Work to be completed: Below are records. Find each line in them that holds the word "block" and copy it.

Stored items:

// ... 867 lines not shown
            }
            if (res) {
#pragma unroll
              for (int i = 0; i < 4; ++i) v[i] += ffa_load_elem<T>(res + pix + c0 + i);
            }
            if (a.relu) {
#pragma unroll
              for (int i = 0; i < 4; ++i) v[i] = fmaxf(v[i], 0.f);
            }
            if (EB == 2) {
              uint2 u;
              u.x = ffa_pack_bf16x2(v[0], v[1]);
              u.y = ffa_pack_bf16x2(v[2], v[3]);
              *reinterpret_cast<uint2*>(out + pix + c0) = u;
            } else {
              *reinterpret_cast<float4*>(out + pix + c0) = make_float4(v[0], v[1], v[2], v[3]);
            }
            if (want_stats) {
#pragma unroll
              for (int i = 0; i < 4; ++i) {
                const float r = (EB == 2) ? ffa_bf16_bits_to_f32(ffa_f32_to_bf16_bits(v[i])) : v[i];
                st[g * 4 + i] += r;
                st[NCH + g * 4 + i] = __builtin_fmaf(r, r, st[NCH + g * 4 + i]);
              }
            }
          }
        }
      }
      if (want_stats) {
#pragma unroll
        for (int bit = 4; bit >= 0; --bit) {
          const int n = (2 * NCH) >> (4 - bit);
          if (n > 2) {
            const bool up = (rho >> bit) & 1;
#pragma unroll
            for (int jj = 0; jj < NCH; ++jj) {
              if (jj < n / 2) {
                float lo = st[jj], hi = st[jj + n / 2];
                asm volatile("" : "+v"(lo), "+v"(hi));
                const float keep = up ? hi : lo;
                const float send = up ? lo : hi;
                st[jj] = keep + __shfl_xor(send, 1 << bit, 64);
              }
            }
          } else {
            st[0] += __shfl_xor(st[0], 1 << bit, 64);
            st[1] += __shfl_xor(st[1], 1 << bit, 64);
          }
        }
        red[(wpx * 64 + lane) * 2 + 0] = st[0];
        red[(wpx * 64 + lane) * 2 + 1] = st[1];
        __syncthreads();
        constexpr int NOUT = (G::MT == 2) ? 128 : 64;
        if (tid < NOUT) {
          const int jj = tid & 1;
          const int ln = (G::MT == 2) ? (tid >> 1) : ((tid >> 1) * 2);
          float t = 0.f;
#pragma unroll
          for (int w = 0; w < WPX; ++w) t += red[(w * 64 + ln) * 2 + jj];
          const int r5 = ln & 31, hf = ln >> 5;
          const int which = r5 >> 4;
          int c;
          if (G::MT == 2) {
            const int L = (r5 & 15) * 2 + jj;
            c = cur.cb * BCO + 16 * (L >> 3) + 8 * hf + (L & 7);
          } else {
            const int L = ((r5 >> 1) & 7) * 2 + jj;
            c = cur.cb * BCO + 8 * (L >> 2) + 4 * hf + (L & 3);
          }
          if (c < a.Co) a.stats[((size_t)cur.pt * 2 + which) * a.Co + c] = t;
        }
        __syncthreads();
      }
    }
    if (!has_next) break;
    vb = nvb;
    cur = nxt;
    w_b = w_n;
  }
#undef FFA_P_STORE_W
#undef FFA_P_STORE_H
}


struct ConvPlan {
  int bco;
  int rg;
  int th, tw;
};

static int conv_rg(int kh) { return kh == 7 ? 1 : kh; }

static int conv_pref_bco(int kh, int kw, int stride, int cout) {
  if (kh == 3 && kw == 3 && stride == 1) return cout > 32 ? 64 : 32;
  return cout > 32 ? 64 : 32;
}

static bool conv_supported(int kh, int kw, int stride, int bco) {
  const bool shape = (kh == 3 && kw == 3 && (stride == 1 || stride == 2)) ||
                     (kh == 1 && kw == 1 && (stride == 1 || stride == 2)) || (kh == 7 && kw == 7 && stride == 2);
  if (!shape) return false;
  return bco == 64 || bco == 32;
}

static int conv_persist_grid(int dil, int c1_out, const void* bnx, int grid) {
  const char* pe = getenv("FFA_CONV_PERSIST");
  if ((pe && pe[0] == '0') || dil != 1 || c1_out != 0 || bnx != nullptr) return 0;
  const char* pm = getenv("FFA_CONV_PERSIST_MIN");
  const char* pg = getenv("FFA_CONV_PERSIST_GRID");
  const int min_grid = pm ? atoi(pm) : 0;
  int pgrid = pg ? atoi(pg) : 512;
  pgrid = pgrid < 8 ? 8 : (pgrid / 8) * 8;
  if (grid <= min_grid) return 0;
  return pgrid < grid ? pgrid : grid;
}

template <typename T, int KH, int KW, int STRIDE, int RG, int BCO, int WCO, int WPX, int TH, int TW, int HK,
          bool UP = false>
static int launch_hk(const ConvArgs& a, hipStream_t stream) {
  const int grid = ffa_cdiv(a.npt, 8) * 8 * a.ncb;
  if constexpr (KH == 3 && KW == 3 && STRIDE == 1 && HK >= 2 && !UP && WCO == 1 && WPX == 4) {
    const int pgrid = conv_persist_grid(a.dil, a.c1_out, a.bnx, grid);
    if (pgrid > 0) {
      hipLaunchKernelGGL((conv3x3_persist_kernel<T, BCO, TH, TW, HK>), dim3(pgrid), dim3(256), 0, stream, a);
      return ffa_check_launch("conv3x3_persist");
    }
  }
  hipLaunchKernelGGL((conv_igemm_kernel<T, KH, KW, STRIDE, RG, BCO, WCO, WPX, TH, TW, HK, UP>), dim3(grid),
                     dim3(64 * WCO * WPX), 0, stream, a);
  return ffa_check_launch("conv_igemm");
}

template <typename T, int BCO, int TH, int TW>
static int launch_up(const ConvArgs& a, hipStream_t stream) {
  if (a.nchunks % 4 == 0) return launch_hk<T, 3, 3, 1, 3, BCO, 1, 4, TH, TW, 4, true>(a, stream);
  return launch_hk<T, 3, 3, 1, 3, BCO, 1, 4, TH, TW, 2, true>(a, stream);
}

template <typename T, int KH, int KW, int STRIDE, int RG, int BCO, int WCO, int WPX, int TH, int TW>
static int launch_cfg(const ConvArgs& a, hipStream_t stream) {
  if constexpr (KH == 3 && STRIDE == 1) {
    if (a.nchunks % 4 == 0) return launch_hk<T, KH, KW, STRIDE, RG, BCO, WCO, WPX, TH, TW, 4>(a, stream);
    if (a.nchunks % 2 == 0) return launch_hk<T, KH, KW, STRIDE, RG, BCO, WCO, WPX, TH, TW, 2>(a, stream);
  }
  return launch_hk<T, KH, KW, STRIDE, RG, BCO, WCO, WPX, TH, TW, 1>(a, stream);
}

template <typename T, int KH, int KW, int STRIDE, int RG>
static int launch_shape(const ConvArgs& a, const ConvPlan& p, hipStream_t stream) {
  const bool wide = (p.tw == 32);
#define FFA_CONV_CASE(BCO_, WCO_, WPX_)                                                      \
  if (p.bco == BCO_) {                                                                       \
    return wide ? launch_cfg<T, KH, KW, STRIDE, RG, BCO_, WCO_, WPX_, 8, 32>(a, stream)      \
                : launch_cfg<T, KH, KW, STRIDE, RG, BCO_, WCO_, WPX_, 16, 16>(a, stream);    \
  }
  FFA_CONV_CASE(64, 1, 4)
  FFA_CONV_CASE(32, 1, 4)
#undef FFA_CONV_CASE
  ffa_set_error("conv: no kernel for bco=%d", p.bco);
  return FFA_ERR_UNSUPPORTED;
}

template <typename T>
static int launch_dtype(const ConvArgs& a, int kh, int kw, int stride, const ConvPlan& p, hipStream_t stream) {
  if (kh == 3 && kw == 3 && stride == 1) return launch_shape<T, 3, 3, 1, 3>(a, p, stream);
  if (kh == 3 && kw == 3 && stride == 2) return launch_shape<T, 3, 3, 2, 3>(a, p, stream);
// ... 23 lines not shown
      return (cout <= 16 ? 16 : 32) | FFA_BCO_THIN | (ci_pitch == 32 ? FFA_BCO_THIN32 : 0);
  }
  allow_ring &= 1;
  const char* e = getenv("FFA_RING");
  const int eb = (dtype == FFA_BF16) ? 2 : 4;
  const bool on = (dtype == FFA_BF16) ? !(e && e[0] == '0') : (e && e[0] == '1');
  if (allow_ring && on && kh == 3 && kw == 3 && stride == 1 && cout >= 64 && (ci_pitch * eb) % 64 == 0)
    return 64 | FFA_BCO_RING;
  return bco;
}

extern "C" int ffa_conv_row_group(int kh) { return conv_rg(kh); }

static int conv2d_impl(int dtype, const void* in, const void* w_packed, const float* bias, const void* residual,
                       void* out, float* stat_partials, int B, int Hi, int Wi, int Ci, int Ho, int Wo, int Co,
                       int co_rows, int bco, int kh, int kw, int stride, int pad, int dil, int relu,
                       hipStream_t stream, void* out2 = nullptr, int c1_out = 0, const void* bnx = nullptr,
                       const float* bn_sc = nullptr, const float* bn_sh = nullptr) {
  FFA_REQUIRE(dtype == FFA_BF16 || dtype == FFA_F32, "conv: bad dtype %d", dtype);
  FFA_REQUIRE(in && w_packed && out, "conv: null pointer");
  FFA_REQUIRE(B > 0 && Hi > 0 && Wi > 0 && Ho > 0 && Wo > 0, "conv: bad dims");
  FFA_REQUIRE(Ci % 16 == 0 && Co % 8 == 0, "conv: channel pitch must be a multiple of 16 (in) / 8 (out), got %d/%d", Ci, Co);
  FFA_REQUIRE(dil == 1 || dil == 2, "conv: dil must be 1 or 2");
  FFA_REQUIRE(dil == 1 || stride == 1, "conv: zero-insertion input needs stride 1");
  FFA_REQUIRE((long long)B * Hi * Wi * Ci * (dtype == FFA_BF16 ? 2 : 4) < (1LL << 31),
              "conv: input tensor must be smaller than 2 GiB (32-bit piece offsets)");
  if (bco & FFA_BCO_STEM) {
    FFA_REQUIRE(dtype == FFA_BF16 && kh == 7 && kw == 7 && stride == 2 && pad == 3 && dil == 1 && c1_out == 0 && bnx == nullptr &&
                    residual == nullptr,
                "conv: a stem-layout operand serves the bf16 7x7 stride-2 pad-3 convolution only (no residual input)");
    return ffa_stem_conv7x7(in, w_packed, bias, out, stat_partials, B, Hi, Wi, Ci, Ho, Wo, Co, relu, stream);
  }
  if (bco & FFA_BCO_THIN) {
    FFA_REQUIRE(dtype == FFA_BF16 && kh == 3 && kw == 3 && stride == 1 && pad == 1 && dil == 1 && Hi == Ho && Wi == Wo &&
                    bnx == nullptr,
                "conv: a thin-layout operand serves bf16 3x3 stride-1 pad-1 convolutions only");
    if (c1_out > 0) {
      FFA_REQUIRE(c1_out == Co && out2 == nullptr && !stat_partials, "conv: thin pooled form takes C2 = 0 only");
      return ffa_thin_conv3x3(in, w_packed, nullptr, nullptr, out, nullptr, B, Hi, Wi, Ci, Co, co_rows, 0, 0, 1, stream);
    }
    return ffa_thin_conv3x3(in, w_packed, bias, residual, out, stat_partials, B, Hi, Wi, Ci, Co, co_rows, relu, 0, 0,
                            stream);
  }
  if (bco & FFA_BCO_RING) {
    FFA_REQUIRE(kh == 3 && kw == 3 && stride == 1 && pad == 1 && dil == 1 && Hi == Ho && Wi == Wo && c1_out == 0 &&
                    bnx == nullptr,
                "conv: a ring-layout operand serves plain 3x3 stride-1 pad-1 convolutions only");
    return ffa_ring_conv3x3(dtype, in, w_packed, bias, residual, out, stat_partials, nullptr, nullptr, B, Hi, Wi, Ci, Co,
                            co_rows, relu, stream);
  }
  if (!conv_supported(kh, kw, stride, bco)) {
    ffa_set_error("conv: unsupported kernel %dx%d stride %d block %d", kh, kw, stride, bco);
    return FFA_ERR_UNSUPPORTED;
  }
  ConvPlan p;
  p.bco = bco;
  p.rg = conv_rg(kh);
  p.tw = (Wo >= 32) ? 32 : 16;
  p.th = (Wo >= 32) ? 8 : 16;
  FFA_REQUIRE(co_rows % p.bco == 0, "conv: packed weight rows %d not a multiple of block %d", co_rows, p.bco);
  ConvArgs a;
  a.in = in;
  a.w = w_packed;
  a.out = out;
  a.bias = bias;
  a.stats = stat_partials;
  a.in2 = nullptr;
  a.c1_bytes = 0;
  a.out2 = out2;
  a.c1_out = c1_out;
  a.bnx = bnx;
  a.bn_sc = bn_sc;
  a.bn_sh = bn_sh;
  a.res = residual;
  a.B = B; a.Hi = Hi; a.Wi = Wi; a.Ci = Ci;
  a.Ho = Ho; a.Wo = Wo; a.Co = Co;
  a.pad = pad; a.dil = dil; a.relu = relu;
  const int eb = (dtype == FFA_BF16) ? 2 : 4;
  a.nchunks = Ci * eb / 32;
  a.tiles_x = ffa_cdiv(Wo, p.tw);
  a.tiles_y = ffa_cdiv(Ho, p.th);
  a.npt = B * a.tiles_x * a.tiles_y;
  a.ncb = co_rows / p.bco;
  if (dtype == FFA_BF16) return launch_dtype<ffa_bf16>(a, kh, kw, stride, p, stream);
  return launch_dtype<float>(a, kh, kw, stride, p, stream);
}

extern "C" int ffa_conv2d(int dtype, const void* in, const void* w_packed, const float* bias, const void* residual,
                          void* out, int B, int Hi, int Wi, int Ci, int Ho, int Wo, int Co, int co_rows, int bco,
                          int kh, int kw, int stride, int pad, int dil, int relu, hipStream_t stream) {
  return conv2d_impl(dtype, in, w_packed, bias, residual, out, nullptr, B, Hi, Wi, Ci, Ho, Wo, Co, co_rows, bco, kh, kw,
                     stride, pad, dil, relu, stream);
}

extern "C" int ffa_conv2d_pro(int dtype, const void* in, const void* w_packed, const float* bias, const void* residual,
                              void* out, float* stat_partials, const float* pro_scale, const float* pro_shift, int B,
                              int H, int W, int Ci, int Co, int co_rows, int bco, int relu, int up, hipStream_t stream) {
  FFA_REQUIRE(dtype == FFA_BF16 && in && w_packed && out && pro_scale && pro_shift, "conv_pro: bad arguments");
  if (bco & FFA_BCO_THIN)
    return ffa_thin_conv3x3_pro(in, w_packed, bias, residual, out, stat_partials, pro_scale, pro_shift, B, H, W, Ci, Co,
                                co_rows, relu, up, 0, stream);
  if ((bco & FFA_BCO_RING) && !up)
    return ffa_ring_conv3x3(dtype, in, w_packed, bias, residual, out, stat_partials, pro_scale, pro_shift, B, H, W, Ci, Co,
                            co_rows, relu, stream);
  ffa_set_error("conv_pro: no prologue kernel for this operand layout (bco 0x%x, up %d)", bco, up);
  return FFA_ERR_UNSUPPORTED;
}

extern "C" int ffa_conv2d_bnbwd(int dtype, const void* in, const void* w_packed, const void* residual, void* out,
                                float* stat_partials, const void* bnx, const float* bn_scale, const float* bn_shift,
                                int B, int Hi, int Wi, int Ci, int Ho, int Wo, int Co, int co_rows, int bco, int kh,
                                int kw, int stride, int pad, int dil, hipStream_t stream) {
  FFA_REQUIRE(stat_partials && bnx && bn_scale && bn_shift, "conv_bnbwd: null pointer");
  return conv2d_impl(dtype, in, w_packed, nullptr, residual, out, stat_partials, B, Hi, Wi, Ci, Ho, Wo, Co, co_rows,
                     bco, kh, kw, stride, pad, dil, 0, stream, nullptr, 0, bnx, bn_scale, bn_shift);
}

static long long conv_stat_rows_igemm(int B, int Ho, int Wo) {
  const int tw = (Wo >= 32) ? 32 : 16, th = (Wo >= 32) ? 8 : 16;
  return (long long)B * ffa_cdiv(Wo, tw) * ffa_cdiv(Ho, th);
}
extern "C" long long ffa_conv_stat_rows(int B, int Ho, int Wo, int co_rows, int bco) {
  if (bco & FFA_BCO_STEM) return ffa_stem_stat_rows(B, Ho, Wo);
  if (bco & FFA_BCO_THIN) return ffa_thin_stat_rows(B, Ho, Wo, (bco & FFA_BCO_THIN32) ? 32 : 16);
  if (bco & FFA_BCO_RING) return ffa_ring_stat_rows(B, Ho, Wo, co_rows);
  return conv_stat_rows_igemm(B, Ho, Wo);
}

Reply:
    ffa_set_error("conv: unsupported kernel %dx%d stride %d block %d", kh, kw, stride, bco);
  FFA_REQUIRE(co_rows % p.bco == 0, "conv: packed weight rows %d not a multiple of block %d", co_rows, p.bco);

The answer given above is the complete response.